# The real deal on EBAY RACING SEATS need your experiences



## Rally18 (Mar 30, 2005)

I just picked up a 97' Gti VR6 with 175K mi. The interior (black\ light gray) is great except the two front seats are cracking, torn, and just not in the best shape. I am considering installing aftermarket seats and the prices of some of these eBay seats are tempting, but I have my reservations. I have seen 1 post about someone getting in an accident and his seat (an aftermarket "racing" seat from Pep Boys) collapsed resulting in a back injury. I want to avoid injury to myself and passenger especially considering I will install a 4 pt cage with 4 pt. harnesses for light track use. I know that sometimes you get what you pay for and the safe route is to spend the money on a good Corbeau or Sparco set, but that would probably run me just as much as I paid for the car. Anyone out there that has purchased a reasonably priced seat like or similar to the ones below please post your opinions! I would like to hear about the quality, durability, construction, and how you like them overall. Thanks for your input! 
Pics below with ebay item titles:
2 X JDM BLACK FULLY RECLINABLE BUCKET RACING SEATS PAIR:








2 X NISMO CF RACING BUCKET SEATS SEAT BLACK RACE SPORT:








2 BLACK RACING SEATS SEAT LEATHER LIKE **FERRARI STYLE*


----------



## COSitsWORTHit (Nov 25, 2002)

*Re: The real deal on EBAY RACING SEATS need your experiences (Rally18)*

I don't have an answer for you as far as quality, But you gotta think that there is this huge factory that makes seat parts and then sells them to other retailers and they cover them etc.
Its that way with sunglasses too. Your Ray-ban lenses are not even made at the Ray-ban factory!
So I wonder....I do like those seats.


----------



## fastgermancar (May 4, 2005)

Just buy from a company that you know is safe, I got Tenzo R Rally seats off EBay for $500 with free shipping. Thats cheap for good seats and they are great.


----------



## 87'GTI (Apr 18, 2005)

im sure they have to pass some sort of safety thing or w/e for a company to be able to sell them


----------



## Rally18 (Mar 30, 2005)

unfortunately most companies classify their products as "off-road only" (like nitrous systems) so if you get caught with one on the street or you wreck yourself its your azz. Seats are no exception. They can build them crappy as they want so in the end they might say they were built for show purposes or some BS like that. FIA standard is good as well as DOT, but I don't know how many of these reclining race seats (even the expensive ones) are certified as either.


----------



## COSitsWORTHit (Nov 25, 2002)

*Re: (Rally18)*

here is a bump with some info...
the other day I went to Autozone and they are selling 3A racing seats. Nowhere on the seat ad or anything does it say "offroad use only" and i don't think that Autozone would sell something that could cause you to die in an accident....would they?
Off I go to email Autozone.


----------



## Rally18 (Mar 30, 2005)

"i don't think that Autozone would sell something that could cause you to die in an accident"
That is classic, its almost as if you have never talked to a single person who worked there...

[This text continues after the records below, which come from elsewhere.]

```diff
+        const Chunk* ch = reinterpret_cast<const Chunk*>(chunks);
+        if (mask_in_bits)
+            hipLaunchKernelGGL((mlp_bwd_fused_kernel<true>), dim3((unsigned)num_chunks), dim3(kThreads), 0, st, (const bf16_t*)G,
+                               (const bf16_t*)A, (const bf16_t*)W_kn, (const uint8_t*)mask_in_bits, (const uint8_t*)mask_out_bits,
+                               (int32_t)N, ch, ws, csp, (bf16_t*)g_next, act_slope);
+        else
+            hipLaunchKernelGGL((mlp_bwd_fused_kernel<false>), dim3((unsigned)num_chunks), dim3(kThreads), 0, st, (const bf16_t*)G,
+                               (const bf16_t*)A, (const bf16_t*)W_kn, (const uint8_t*)nullptr, (const uint8_t*)nullptr, (int32_t)N, ch,
+                               ws, csp, (bf16_t*)g_next, act_slope);
+        DN_CHECK_LAUNCH();
+    }
+    return dn_internal::launch_wgrad_reduce(ws, chunk_ptr, num_chunks, H, 1, out_w, out_is_f32, true, out_colsum, out_colsum_lp, st);
+}
diff --git a/dummynode4graphlearning_amd/csrc/dn_rel.hip b/dummynode4graphlearning_amd/csrc/dn_rel.hip
--- a/dummynode4graphlearning_amd/csrc/dn_rel.hip
+++ b/dummynode4graphlearning_amd/csrc/dn_rel.hip
@@ -1877,6 +1877,25 @@
         }
         __syncthreads();
     }
+}
+
+}
+
+namespace dn_internal {
+
+int launch_wgrad_reduce(const float* workspace, const int32_t* chunk_ptr, int64_t num_chunks, int32_t H, int64_t R, void* out,
+                        int32_t out_is_f32, bool with_colsum, float* out_colsum, void* out_colsum_lp, hipStream_t st) {
+    const int64_t tile = (int64_t)H * H;
+    const float* csp = with_colsum ? workspace + (size_t)num_chunks * tile : nullptr;
+    dim3 grid((unsigned)(dn_cdiv(tile, 128) + (csp ? dn_cdiv(H, 128) : 0)), (unsigned)R);
+    if (out_is_f32)
+        hipLaunchKernelGGL((wgrad_reduce_kernel<float>), grid, dim3(256), 0, st, workspace, chunk_ptr, tile, (float*)out, csp, H,
+                           out_colsum, (float*)out_colsum_lp);
+    else
+        hipLaunchKernelGGL((wgrad_reduce_kernel<bf16_t>), grid, dim3(256), 0, st, workspace, chunk_ptr, tile, (bf16_t*)out, csp, H,
+                           out_colsum, (bf16_t*)out_colsum_lp);
+    DN_CHECK_LAUNCH();
+    return DN_OK;
 }
 
 }
diff --git a/dummynode4graphlearning_amd/ops.py b/dummynode4graphlearning_amd/ops.py
--- a/dummynode4graphlearning_amd/ops.py
+++ b/dummynode4graphlearning_amd/ops.py
@@ -1945,6 +1945,41 @@
     return out
 
 
+MLP_BWD_FUSED_ENABLED = _os.environ.get("DN_MLP_BWD_FUSED", "1") != "0"
+MLP_BWD_FUSED_MIN_ROWS = int(_os.environ.get("DN_MLP_BWD_FUSED_MIN_ROWS", str(1 << 18)))
+
+
+def mlp_bwd_fused_supported(g, a, w):
+    return (g.dtype == torch.bfloat16 and a.dtype == torch.bfloat16 and w.dtype == torch.bfloat16 and g.dim() == 2
+            and g.shape[0] > 0 and g.shape[1] == 256 and a.shape == g.shape and tuple(w.shape) == (256, 256))
+
+
+def mlp_bwd_fused(g, a, w, chunk_table, mask_in_bits=None, mask_out_bits=None, slope=0.0):
+    chunks, chunk_ptr, nchunks = chunk_table
+    g, a, w = g.contiguous(), a.contiguous(), w.contiguous()
+    require_gpu(g, a, w, chunks, chunk_ptr, mask_in_bits, mask_out_bits)
+    assert mlp_bwd_fused_supported(g, a, w) and nchunks > 0
+    N, H = g.shape
+    assert (mask_in_bits is None) == (mask_out_bits is None)
+    for m in (mask_in_bits, mask_out_bits):
+        assert m is None or (m.dtype == torch.uint8 and m.shape == (N, H // 8) and m.is_contiguous())
+    gw = torch.empty((H, H), dtype=w.dtype, device=g.device)
+    colsum = torch.empty((H,), dtype=torch.float32, device=g.device)
+    gb = torch.empty((H,), dtype=w.dtype, device=g.device)
+    g_next = torch.empty_like(g)
+    ws = _ws(lib().dn_rows_wgrad_workspace_bytes(nchunks, H, H), g.device)
+
+    def _launch():
+        check(lib().dn_mlp_bwd_fused_bf16(ptr(g), ptr(a), ptr(w), ptr(mask_in_bits), ptr(mask_out_bits), N, H, ptr(chunks), nchunks,
+                                          ptr(chunk_ptr), ptr(gw), 0, ptr(colsum), ptr(gb), ptr(g_next), float(slope), ptr(ws),
+                                          ws.numel(), stream_ptr()), "dn_mlp_bwd_fused_bf16")
+    if kernel_timer is not None:
+        kernel_timer.launch("mlp_bwd_fused", _launch)
+    else:
+        _launch()
+    return gw, gb, g_next
+
+
 class _ReluMlpFn(torch.autograd.Function):
 
     @staticmethod
@@ -2000,6 +2035,21 @@
         if ctx.chain:
             x0, h1, bits1, bits2, w1, w2 = saved
             _, chunks = _dense_table(x0.shape[0], x0.device)
+            if (MLP_BWD_FUSED_ENABLED and x0.shape[0] >= MLP_BWD_FUSED_MIN_ROWS and mlp_bwd_fused_supported(g, h1, w2)
+                    and mlp_bwd_fused_supported(g, x0, w1)):
+                gw2, gb2, g1 = mlp_bwd_fused(g, h1, w2, chunks, mask_in_bits=bits2, mask_out_bits=bits1, slope=slope)
+                if ctx.needs_input_grad[0]:
+                    gw1, gb1, g0 = mlp_bwd_fused(g1, x0, w1, chunks, slope=slope)
+                else:
+                    gw1, cs1 = rows_wgrad(g1, x0, chunks, 1, out_dtype=w1.dtype, colsum_of=1, colsum_lp=True)
+                    gw1, gb1, g0 = gw1[0], cs1[0], None
+                grads[2], grads[4] = gw1, gw2
+                if ctx.has_bias[0]:
+                    grads[3] = gb1.to(g.dtype)
+                if ctx.has_bias[1]:
+                    grads[5] = gb2.to(g.dtype)
+                grads[0] = g0
+                return tuple(grads)
             gw2, cs2 = rows_wgrad(g, h1, chunks, 1, out_dtype=w2.dtype, colsum_of=1, mask_a_bits=bits2, colsum_lp=True, slope=slope)
             g1, g0 = rows_chain2(g, w2, None, False, w1, None, False, mask0_bits=bits2, mask1_bits=bits1, w_kn=(True, True),
                                  slope=slope)
diff --git a/include/dn_hip.h b/include/dn_hip.h
--- a/include/dn_hip.h
+++ b/include/dn_hip.h
@@ -251,6 +251,11 @@
 int dn_rows_chain2_bf16(const void* X, int32_t H, const void* W1n, const void* b1, int32_t relu1, const void* mask0_bits,
                         const void* mask1_bits, const void* W2n, const void* b2, int32_t relu2, int64_t N, void* Y1, void* Y2,
                         void* bits1, void* bits2, int32_t w_kn, float act_slope, dn_stream_t stream);
+
+int dn_mlp_bwd_fused_bf16(const void* G, const void* A, const void* W_kn, const void* mask_in_bits, const void* mask_out_bits,
+                          int64_t N, int32_t H, const int32_t* chunks, int64_t num_chunks, const int32_t* chunk_ptr, void* out_w,
+                          int32_t out_is_f32, float* out_colsum, void* out_colsum_lp, void* g_next, float act_slope,
+                          void* workspace, size_t workspace_bytes, dn_stream_t stream);
 
 int dn_relu_bwd_bf16(const void* g, const void* y, void* out, int64_t numel, float act_slope, dn_stream_t stream);
 
```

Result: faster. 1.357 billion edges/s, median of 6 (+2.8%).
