# Project-MONAI/MONAI

Hardware: AMD Instinct MI355X
Metric: voxels/s sliding-window 3D seg (512^3 vol, 96^3 win, ov 0.5) at 1/8 GPU (higher is better)
Workload: dtype f32; 1 GPU; BasicUNet 5-class seed 1, 512^3 CT phantom in HBM, 96^3 win ov 0.5 gaussian, sw_batch 4 (engine: <= 64 windows per launch); parallelism=1 GPU

## Files before the change

### monai_amd/csrc/kernels/conv3d_wino_h2.h

```cpp
#pragma once
#include "common.h"
#include "conv3d_h2.h"

namespace mh {

constexpr int HWG_BY = 4, HWG_BX = 16;
constexpr int HWG_RY = HWG_BY + 2, HWG_RX = HWG_BX + 2;
constexpr int HWG_NP = HWG_RY * HWG_RX;
constexpr int HWG_PB = 144;
constexpr int HWG_DB = (HWG_NP + 1) * HWG_PB;
constexpr int HWG_ZB = 32 * 1024;
constexpr int HWG_OPS = 24;
constexpr int HWG_CIN = 32, HWG_CN = 32;
constexpr int HWG_WAVES = 8;
constexpr unsigned HWG_DROP = 0x80000000u;

__device__ __forceinline__ void hw_split4(const f32x4 v, u32x2& hi, u32x2& lo) {
    _Float16 h_[4], l_[4];
#pragma unroll
    for (int i = 0; i < 4; ++i) {
        h_[i] = (_Float16)v[i];
        float r = v[i] - (float)h_[i];
        MH_OPAQUE(r);
        l_[i] = (_Float16)r;
    }
    const f16x2 h01 = {h_[0], h_[1]}, h23 = {h_[2], h_[3]}, l01 = {l_[0], l_[1]}, l23 = {l_[2], l_[3]};
    hi = u32x2{__builtin_bit_cast(unsigned, h01), __builtin_bit_cast(unsigned, h23)};
    lo = u32x2{__builtin_bit_cast(unsigned, l01), __builtin_bit_cast(unsigned, l23)};
}

__device__ __forceinline__ f32x4 hw_fma4(const f32x4 a, const float s, const f32x4 c) { return __builtin_elementwise_fma(a, f32x4{s, s, s, s}, c); }
__device__ __forceinline__ void hw_split4p(const f32x4 v, const float m1, u32x2& hi, u32x2& lo) {
#ifdef MH_SIMT_EMULATOR
    f16x2 h01, l01, h23, l23;
    h2_split_pair(v[0], v[1], m1, h01, l01);
    h2_split_pair(v[2], v[3], m1, h23, l23);
    hi = u32x2{__builtin_bit_cast(unsigned, h01), __builtin_bit_cast(unsigned, h23)};
    lo = u32x2{__builtin_bit_cast(unsigned, l01), __builtin_bit_cast(unsigned, l23)};
#else
    unsigned h0, h1, l0, l1;
    asm("v_cvt_pk_f16_f32 %0, %1, %2" : "=v"(h0) : "v"(v[0]), "v"(v[1]));
    asm("v_cvt_pk_f16_f32 %0, %1, %2" : "=v"(h1) : "v"(v[2]), "v"(v[3]));
    asm("v_fma_mixlo_f16 %0, %1, %2, %3 op_sel_hi:[1,0,0]" : "=v"(l0) : "v"(h0), "v"(m1), "v"(v[0]));
    asm("v_fma_mixlo_f16 %0, %1, %2, %3 op_sel_hi:[1,0,0]" : "=v"(l1) : "v"(h1), "v"(m1), "v"(v[2]));
    asm("v_fma_mixhi_f16 %0, %1, %2, %3 op_sel:[1,0,0] op_sel_hi:[1,0,0]" : "+v"(l0) : "v"(h0), "v"(m1), "v"(v[1]));
    asm("v_fma_mixhi_f16 %0, %1, %2, %3 op_sel:[1,0,0] op_sel_hi:[1,0,0]" : "+v"(l1) : "v"(h1), "v"(m1), "v"(v[3]));
    hi = u32x2{h0, h1};
    lo = u32x2{l0, l1};
#endif
}
__device__ __forceinline__ float hw_xchg32(const float x, const int hi) {
#ifdef MH_SIMT_EMULATOR
    (void)hi;
    return __shfl_xor(x, 32);
#else
    const auto r = __builtin_amdgcn_permlane32_swap(__builtin_bit_cast(unsigned, x), __builtin_bit_cast(unsigned, x), false, false);
    return __builtin_bit_cast(float, hi ? r[0] : r[1]);
#endif
}
#ifdef MH_SIMT_EMULATOR
#define MH_HW_KEEP_BRANCH ((void)0)
#else
#define MH_HW_KEEP_BRANCH asm volatile("" ::: "memory")
#endif
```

...but, you point is taken. I do realize that there is liability involved and they could get sued. On the flip side to that they are more then willing to sell you floor jacks, refirgerant (without an EPA 609 sert.) power tools, and all sorts of volitle chemicals. Not to mention the latest batch of pocket bikes from China. All of which have, in cases, killed people.


----------



## Voodoodude (May 27, 2005)

*Re: (Rally18)*

I think most of these seats are built for the purpose of racing and the forces of racing.( i.e. heavy side forces). I've seen many seats get ruined by guys er um showing off their cars to their girlfriends. I think some of the bad stories we've heard have happened due to improper care and or improper installation (i.e. "Damnit, i lost a bolt, ah, three will hold it just fine") and so on. 
And if you get one from autozone, pep boys, or one of the other chains, you should be pretty safe. The legal hellstorm they'd get themselves in would kill the company. Good luck with your purchase.
P.S. Remember, seat belts and all harnesses have to get mounted to the body of the car, preferrably something strong like the floor. If you attach it to the seat, you are just looking for trouble since most seats aren't designed to handle those g forces encountered when trying to keep someone from flying out a window. Unless the seat comes with belts mounted to it, mount them with big nuts and bolts to the floor!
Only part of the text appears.